| EXERCISE MATERIALS |
★ ★ ★ ★

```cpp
template <int LDSPTS>
__device__ __forceinline__ void dg_dump_resid(CTX &c, int row, const double *M, int kind)
{
    if (!c.rrun) return;
    double m[9], Hinv[9], H1[9];
#pragma unroll
    for (int i = 0; i < 9; i++) { m[i] = M[i]; Hinv[i] = 0; H1[i] = 0; }
    if (kind > 10) dg_hsym_prepare(m, Hinv, H1);
    double *out = c.rrun + (size_t)row * c.n;
    for (int j = c.tid; j < c.n; j += DG_T) {
        const dg_pt q = dg_ldpt<LDSPTS>(c.P, j);
        out[j] = kind < 10 ? dg_Ferr(kind, m, q) : dg_Herr(kind - 10, m, Hinv, H1, q);
    }
}
template <int LDSPTS>
__device__ __forceinline__ void dg_resid_begin(CTX &c, int run )
{
    c.rrun = 0;
    if (!c.A->resids_out || run >= c.A->resid_runs) return;
    c.rrun = c.A->resids_out + ((size_t)c.off * c.A->resid_runs + (size_t)run * c.n) * DG_RESIDS_M;
    const double nan_ = __longlong_as_double(0x7ff8000000000000ll);
    for (size_t j = c.tid; j < (size_t)DG_RESIDS_M * c.n; j += DG_T) c.rrun[j] = nan_;
}

#define DG_TRACE(c, tag, I, J) do { if ((c).A->trace && (c).tid == 0) { int *t_ = (c).A->trace; int k_ = t_[0]; \
    if (k_ < (c).A->trace_cap) { long long jb_ = __double_as_longlong((double)(J)); t_[1+4*k_] = (tag); t_[2+4*k_] = (int)(I); \
    t_[3+4*k_] = (int)(jb_ & 0xffffffffll); t_[4+4*k_] = (int)(jb_ >> 32); t_[0] = k_ + 1; } } } while (0)

template <int LDSPTS>
__device__ __noinline__ dg_pass_res dg_coop_pass(CTX &c, const double *Fm , int kind, const dg_pass_cfg &cfg);

template <int LDSPTS>
__device__ __forceinline__ dg_pass_res dg_f_pass(CTX &c, const double *Fm , int kind, dg_pass_cfg cfg)
{
    if (LDSPTS == 0 && c.cb && !cfg.src && !cfg.flags && !cfg.wantC && cfg.n >= c.A->coop_pass_min) return dg_coop_pass<LDSPTS>(c, Fm, kind, cfg);
    double F[9];
#pragma unroll
    for (int i = 0; i < 9; i++) F[i] = Fm[i];
    const dg_pt *P = c.P;
    cfg.jbuf = (double *)c.K->stage; cfg.jl = (double *)c.S->ww; cfg.jl_cap = (int)(DG_JBUF_LDS_BYTES / sizeof(double));
    return dg_pass(&c.S->red, cfg, [&](int pid, int) { return dg_Ferr(kind, F, dg_ldpt<LDSPTS>(P, pid)); }, c.tid);
}
template <int LDSPTS>
__device__ __forceinline__ dg_pass_res dg_h_pass(CTX &c, const double *Hm , dg_pass_cfg cfg)
{
    double H[9];
#pragma unroll
    for (int i = 0; i < 9; i++) H[i] = Hm[i];
    const dg_pt *P = c.P;
    cfg.jbuf = (double *)c.K->stage; cfg.jl = (double *)c.S->ww; cfg.jl_cap = (int)(DG_JBUF_LDS_BYTES / sizeof(double));
    return dg_pass(&c.S->red, cfg, [&](int pid, int) { dg_pt p = dg_ldpt<LDSPTS>(P, pid); return dg_HDs(H, p.x1, p.y1, p.x2, p.y2); }, c.tid);
}
__device__ __forceinline__ dg_pass_cfg dg_cfg0(int n)
{
    dg_pass_cfg c; c.n = n; c.src = 0; c.p0 = 0; c.wantJ = 0; c.thJ = 0; c.jbuf = 0; c.jl = 0; c.jl_cap = 0; c.wantC = 0; c.thC = 0; c.list = 0; c.thL = 0;
        c.listStrict = 0; c.list2 = 0; c.thL2 = 0; c.flags = 0; c.thF = 0;
    return c;
}

template <int LDSPTS>
__device__ __forceinline__ void dg_gather(CTX &c, const int *ids, int len, double *px)
{
    for (int i = 0; i < len; i++) { dg_pt p = dg_ldpt<LDSPTS>(c.P, ids[i]); px[4*i] = p.x1; px[4*i+1] = p.y1; px[4*i+2] = p.x2; px[4*i+3] = p.y2; }
}

template <int LDSPTS>
__device__ __forceinline__ void dg_gather_wave(CTX &c, int id, int len, double *px, int lane)
{
    if (lane < len) { dg_pt p = dg_ldpt<LDSPTS>(c.P, id); px[4*lane] = p.x1; px[4*lane+1] = p.y1; px[4*lane+2] = p.x2; px[4*lane+3] = p.y2; }
}

template <int LDSPTS>
// ... 796 lines not shown
```

Baseline: 97.28 million.

## Replace round-synchronous LO repetitions with a lock-based sliding window scheduler

Per-wave local-optimization repetitions no longer run in lockstep rounds separated by workgroup barriers. Waves now take a shared lock, commit finished repetitions in order (hash-table inserts, RNG replay, best-model update) and claim new speculative repetitions in a sliding window. A repetition is rolled back and restarted through epoch counters when its assumed draw count turns out wrong. This is meant to remove idle time at the barriers when repetitions differ in cost. In exchange it adds spin-waiting, atomics, an abort timeout and more complex correctness conditions.

```diff
diff --git a/pydegensac_amd/csrc/dg_f_lo.h b/pydegensac_amd/csrc/dg_f_lo.h
--- a/pydegensac_amd/csrc/dg_f_lo.h
+++ b/pydegensac_amd/csrc/dg_f_lo.h
@@ -240,13 +240,15 @@
 
 #define DG_LO_ASSUMED_DRAWS 16
 template <int LDSPTS>
-__device__ __forceinline__ void dg_lo_rep_wave(CTX &c, dg_lo_log *lg, int ssiz, double th, int mk_full, int mk_ex, int lane, int wave)
-{
-    ssiz = __builtin_amdgcn_readfirstlane(ssiz); wave = __builtin_amdgcn_readfirstlane(wave);
+__device__ __forceinline__ void dg_lo_rep_wave(CTX &c, dg_lo_log *lg, int slot, int q, int ep, int W, int ssiz, double th, int mk_full, int mk_ex,
+                                               int lane, int wave)
+{
+    ssiz = __builtin_amdgcn_readfirstlane(ssiz); wave = __builtin_amdgcn_readfirstlane(wave); slot = __builtin_amdgcn_readfirstlane(slot);
+    q = __builtin_amdgcn_readfirstlane(q); ep = __builtin_amdgcn_readfirstlane(ep); W = __builtin_amdgcn_readfirstlane(W);
     dg_f_shared *S = c.S; const int n = c.n, nm = c.K->n_max; const dg_pt *P = c.P;
     dg_wave_ws *w = &S->ww[wave];
-    int *ib = c.K->wlist + (size_t)wave * nm;
-    int *alt = (int *)(c.K->wstage + (size_t)wave * nm);
+    int *ib = c.K->wlist + (size_t)slot * nm;
+    int *alt = (int *)(c.K->wstage + (size_t)slot * nm);
     double *jb = w->Z;
     double *f = w->F, *fl = w->H, *wts = w->cpx, *ftmp = w->cpx + 8;
     const bool small_ids = n < 65536;
@@ -258,8 +260,12 @@
 #endif
     auto stale = [&]() {
         int bad = 0;
-        if (lane < wave) { const int d = __hip_atomic_load(&S->lo[lane].pub, __ATOMIC_RELAXED, __HIP_MEMORY_SCOPE_WORKGROUP);
-            bad = d >= 0 && d != DG_LO_ASSUMED_DRAWS; }
+        if (lane < W) { const dg_lo_log *o = &S->lo[lane];
+            const int r = __hip_atomic_load(&o->rep, __ATOMIC_RELAXED, __HIP_MEMORY_SCOPE_WORKGROUP);
+            const int e = __hip_atomic_load(&o->ep, __ATOMIC_RELAXED, __HIP_MEMORY_SCOPE_WORKGROUP);
+            const int d = __hip_atomic_load(&o->pub, __ATOMIC_RELAXED, __HIP_MEMORY_SCOPE_WORKGROUP);
+            bad = r >= 0 && r < q && e == ep && d >= 0 && d != DG_LO_ASSUMED_DRAWS; }
+        if (lane == 0) bad |= __hip_atomic_load(&S->lo_win.ep, __ATOMIC_RELAXED, __HIP_MEMORY_SCOPE_WORKGROUP) != ep;
         return __ballot(bad) != 0ull;
     };
     int drawn = 0;
@@ -268,6 +274,7 @@
     DG_WSYNC();
     dg_u2f_small_wave(w, w->px, (const double *)0, ssiz, f, lane);
     DG_RW(8);
+    if (stale()) { if (lane == 0) lg->aborted = 1; DG_WSYNC(); return; }
     const dg_pass_res r0 = dg_f_wpass<LDSPTS>(P, n, mk_full, f, th, ib, th * DG_MWM, (int *)0, 0.0, jb, lane);
     DG_RW(9);
     unsigned mI = r0.I; double mJ = r0.J; int kind0 = mk_full;
@@ -298,7 +305,7 @@
         DG_RW(9);
         const unsigned hash = dg_hash_list(ib, (int)r1.I, small_ids);
         if (lane == 0) { lg->it[it].hash = hash; lg->it[it].I = (int)r1.I; lg->it[it].drew = 0; lg->nit = it + 1; }
-        { const bool known = dg_ht_known_wave(c.ht, hash, (int)r1.I, lane); DG_RW(11);
+        { const bool known = dg_ht_known_wave<true>(c.ht, hash, (int)r1.I, lane); DG_RW(11);
             if (known) { ended = 2; break; } }
         if (fit) {
             const int cnt = (int)nL2; int id;
@@ -340,6 +347,194 @@
 #endif
     if (lane == 0) { lg->I = (int)mI; lg->J = mJ; lg->kind0 = kind0; __hip_atomic_store(&lg->pub, drawn, __ATOMIC_RELAXED, __HIP_MEMORY_SCOPE_WORKGROUP); }
     DG_WSYNC();
+}
+
+#define DG_LDS_LD(x) __hip_atomic_load(&(x), __ATOMIC_RELAXED, __HIP_MEMORY_SCOPE_WORKGROUP)
+#define DG_LDS_ST(x, v) __hip_atomic_store(&(x), (v), __ATOMIC_RELAXED, __HIP_MEMORY_SCOPE_WORKGROUP)
+template <int LDSPTS>
+__device__ __forceinline__ void dg_lo_window(CTX &c, int ninl, int ssiz, double th, double *Fout, int iter0, int mk_full, int mk_ex)
+{
+    dg_f_shared *S = c.S; const int tid = c.tid, lane = tid & 63;
+    const int wave = __builtin_amdgcn_readfirstlane(tid >> 6);
+    int *inliers = c.K->L[0], *intbuff_best = c.K->L[2];
+    dg_lo_win *Wn = &S->lo_win;
+    const int W = __builtin_amdgcn_readfirstlane((c.A->lo_width > 0 && c.A->lo_width < DG_NW) ? c.A->lo_width : DG_NW);
+    const long long lim = c.A->wait_ticks > 0 ? (long long)c.A->wait_ticks : 400000000ll;
+    __syncthreads();
+    if (tid == 0) {
+        Wn->lock = 0; Wn->h = 0; Wn->p = 0; Wn->ep = 0; Wn->abort = 0; Wn->nex = 0; Wn->nfd = 0; Wn->kind = mk_full; Wn->I = 0; Wn->J = 0.0;
+        S->lo_work = S->rng; Wn->htc = *c.ht.count;
+    }
+    if (tid < DG_RAN_REP + 2) Wn->slot_of[tid] = -1;
+    if (tid < DG_NW) { S->lo[tid].rep = -1; S->lo[tid].ep = -1; S->lo[tid].done = 0; S->lo[tid].busy = 0; S->lo[tid].pub = -1; }
+    __syncthreads();
+#ifdef DG_LO_PROF
+#define DG_LWW(i, t0_) do { if (lane == 0) S->lt[i] += wall_clock64() - (t0_); } while (0)
+#else
+#define DG_LWW(i, t0_) do {} while (0)
+#endif
+    auto free_slot = [&](int h, int e) {
+        int fr = 0;
+        if (lane < W) { const dg_lo_log *o = &S->lo[lane];
+            const int r = DG_LDS_LD(o->rep), oe = DG_LDS_LD(o->ep);
+            fr = !DG_LDS_LD(o->busy) && (r < h || oe != e); }
+        const unsigned long long m = __ballot(fr);
+        return m ? (int)__builtin_ctzll(m) : -1;
+    };
+    auto brk = [&](int hb) {
+        const int p = __builtin_amdgcn_readfirstlane(Wn->p);
+        for (int q = p - 1; q >= hb; q--) {
+            const dg_lo_log *o = &S->lo[__builtin_amdgcn_readfirstlane(Wn->slot_of[q])];
+            if (lane < 2 * ssiz && o->upos[lane] >= 0) inliers[o->upos[lane]] = o->uval[lane];
+            DG_WSYNC();
+        }
+        if (lane == 0) { S->lo_work = S->rng; Wn->p = hb; DG_LDS_ST(Wn->ep, Wn->ep + 1); }
+        DG_WSYNC();
+#ifdef DG_LO_PROF
+        if (lane == 0) S->lt[5] += 100000;
+#endif
+    };
+    long long tw = wall_clock64();
+    for (;;) {
+        const int h = __builtin_amdgcn_readfirstlane(DG_LDS_LD(Wn->h));
+        if (h >= DG_RAN_REP || __builtin_amdgcn_readfirstlane(DG_LDS_LD(Wn->abort))) break;
+        int act;
+        {
+            const int p = __builtin_amdgcn_readfirstlane(DG_LDS_LD(Wn->p)), e = __builtin_amdgcn_readfirstlane(DG_LDS_LD(Wn->ep));
+            const int sh = __builtin_amdgcn_readfirstlane(DG_LDS_LD(Wn->slot_of[h]));
+            act = sh >= 0 ? __builtin_amdgcn_readfirstlane((int)(DG_LDS_LD(S->lo[sh].done) && DG_LDS_LD(S->lo[sh].rep) == h
+                                                                 && DG_LDS_LD(S->lo[sh].ep) == e)) : 0;
+            if (!act && p < DG_RAN_REP && p < h + W) act = free_slot(h, e) >= 0;
+        }
+        int got = 0;
+        if (act && lane == 0) { int e = 0;
+            got = __hip_atomic_compare_exchange_strong(&Wn->lock, &e, 1, __ATOMIC_ACQUIRE, __ATOMIC_RELAXED, __HIP_MEMORY_SCOPE_WORKGROUP) ? 1 : 0; }
+        got = __builtin_amdgcn_readfirstlane(got);
+        if (!got) {
+            if (wall_clock64() - tw > lim) {
+                if (lane == 0) { __hip_atomic_store(c.A->err_flag, 32, __ATOMIC_RELAXED, __HIP_MEMORY_SCOPE_AGENT); DG_LDS_ST(Wn->abort, 1); }
+                break;
+            }
+            __builtin_amdgcn_s_sleep(1);
+            continue;
+        }
+        __builtin_amdgcn_fence(__ATOMIC_ACQUIRE, "workgroup");
+#ifdef DG_LO_PROF
+        const long long tl0_ = wall_clock64();
+#endif
+        for (;;) {
+            const int h = __builtin_amdgcn_readfirstlane(Wn->h);
+            if (h >= DG_RAN_REP) break;
+            const int slot = __builtin_amdgcn_readfirstlane(Wn->slot_of[h]);
+            if (slot < 0) break;
+            dg_lo_log *g = &S->lo[slot];
+            const int ready = __builtin_amdgcn_readfirstlane((int)(DG_LDS_LD(g->done) && DG_LDS_LD(g->rep) == h && DG_LDS_LD(g->ep) == Wn->ep));
+            if (!ready) break;
+            __builtin_amdgcn_fence(__ATOMIC_ACQUIRE, "workgroup");
+            if (__builtin_amdgcn_readfirstlane(g->aborted)) { brk(h); break; }
+            const int id = iter0 + h + 1;
+            int draws = 0, cut = 0, n_ex = 0;
+            if (__builtin_amdgcn_readfirstlane(g->I0) >= 8) {
+                draws = __builtin_amdgcn_readfirstlane(g->drew0);
+                const int nit = __builtin_amdgcn_readfirstlane(g->nit);
+                const int cnt0 = __builtin_amdgcn_readfirstlane(Wn->htc);
+                int cntw = cnt0, own_in = 0;
+                int ins_e[DG_ILSQ_ITERS], ins_b[DG_ILSQ_ITERS];
+                typedef __attribute__((address_space(1))) int dg_gint;
+                const dg_gint *ent = (const dg_gint *)c.ht.ent;
+                for (int i = 0; i < nit; i++) {
+                    n_ex++;
+                    const unsigned hs = (unsigned)__builtin_amdgcn_readfirstlane((int)g->it[i].hash);
+                    const int len = __builtin_amdgcn_readfirstlane(g->it[i].I);
+                    int own = 0;
+                    for (int j = 0; j < i; j++)
+                        if (((own_in >> j) & 1) && (unsigned)g->it[j].hash == hs && g->it[j].I == len) own = 1;
+                    own = __builtin_amdgcn_readfirstlane(own);
+                    const int hd = lane == 0 ? ((const dg_gint *)c.ht.heads)[hs % 64] : 0;
+                    int best = -1, bid = -1;
+                    for (int e = lane; e < cnt0; e += 64)
+                        if ((unsigned)ent[4*e] == hs && ent[4*e+1] == len) { best = e; bid = ent[4*e+2]; }
+#pragma unroll
+                    for (int o = 32; o >= 1; o >>= 1) {
+                        const int tb = __shfl_xor(best, o, 64), ti = __shfl_xor(bid, o, 64);
+                        if (tb > best) { best = tb; bid = ti; }
+                    }
+                    const int ret = own ? id : (__builtin_amdgcn_readfirstlane(best) < 0 ? -1 : __builtin_amdgcn_readfirstlane(bid));
+                    if (ret == -1) {
+                        if (cntw < DG_HT_CAP) {
+                            const int b = (int)(hs % 64);
+                            int nxt = __builtin_amdgcn_readfirstlane(hd);
+                            for (int j = 0; j < i; j++) if (((own_in >> (8 + j)) & 1) && ins_b[j] == b) nxt = ins_e[j];
+                            if (lane == 0) { int *en = c.ht.ent + 4 * cntw; en[0] = (int)hs; en[1] = len; en[2] = id; en[3] = nxt; c.ht.heads[b] = cntw; }
+                            ins_e[i] = cntw; ins_b[i] = b; cntw++;
+                            own_in |= (1 << i) | (1 << (8 + i));
+                        }
+                    } else if (ret == id) own_in |= 1 << i;
+                    if (ret != -1 && ret != id) { cut = 1; break; }
+                    draws += __builtin_amdgcn_readfirstlane(g->it[i].drew);
+                }
+                if (cntw != cnt0) {
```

★ ★ ★ ★

| EXERCISE DETAILS |
Scan the material for the word "hash". Return every line where it is found.

| RESPONSE TO THIS EXERCISE |
Per-wave local-optimization repetitions no longer run in lockstep rounds separated by workgroup barriers. Waves now take a shared lock, commit finished repetitions in order (hash-table inserts, RNG replay, best-model update) and claim new speculative repetitions in a sliding window. A repetition is rolled back and restarted through epoch counters when its assumed draw count turns out wrong. This is meant to remove idle time at the barriers when repetitions differ in cost. In exchange it adds spin-waiting, atomics, an abort timeout and more complex correctness conditions.
         const unsigned hash = dg_hash_list(ib, (int)r1.I, small_ids);
         if (lane == 0) { lg->it[it].hash = hash; lg->it[it].I = (int)r1.I; lg->it[it].drew = 0; lg->nit = it + 1; }
-        { const bool known = dg_ht_known_wave(c.ht, hash, (int)r1.I, lane); DG_RW(11);
+        { const bool known = dg_ht_known_wave<true>(c.ht, hash, (int)r1.I, lane); DG_RW(11);
+                    const unsigned hs = (unsigned)__builtin_amdgcn_readfirstlane((int)g->it[i].hash);
+                        if (((own_in >> j) & 1) && (unsigned)g->it[j].hash == hs && g->it[j].I == len) own = 1;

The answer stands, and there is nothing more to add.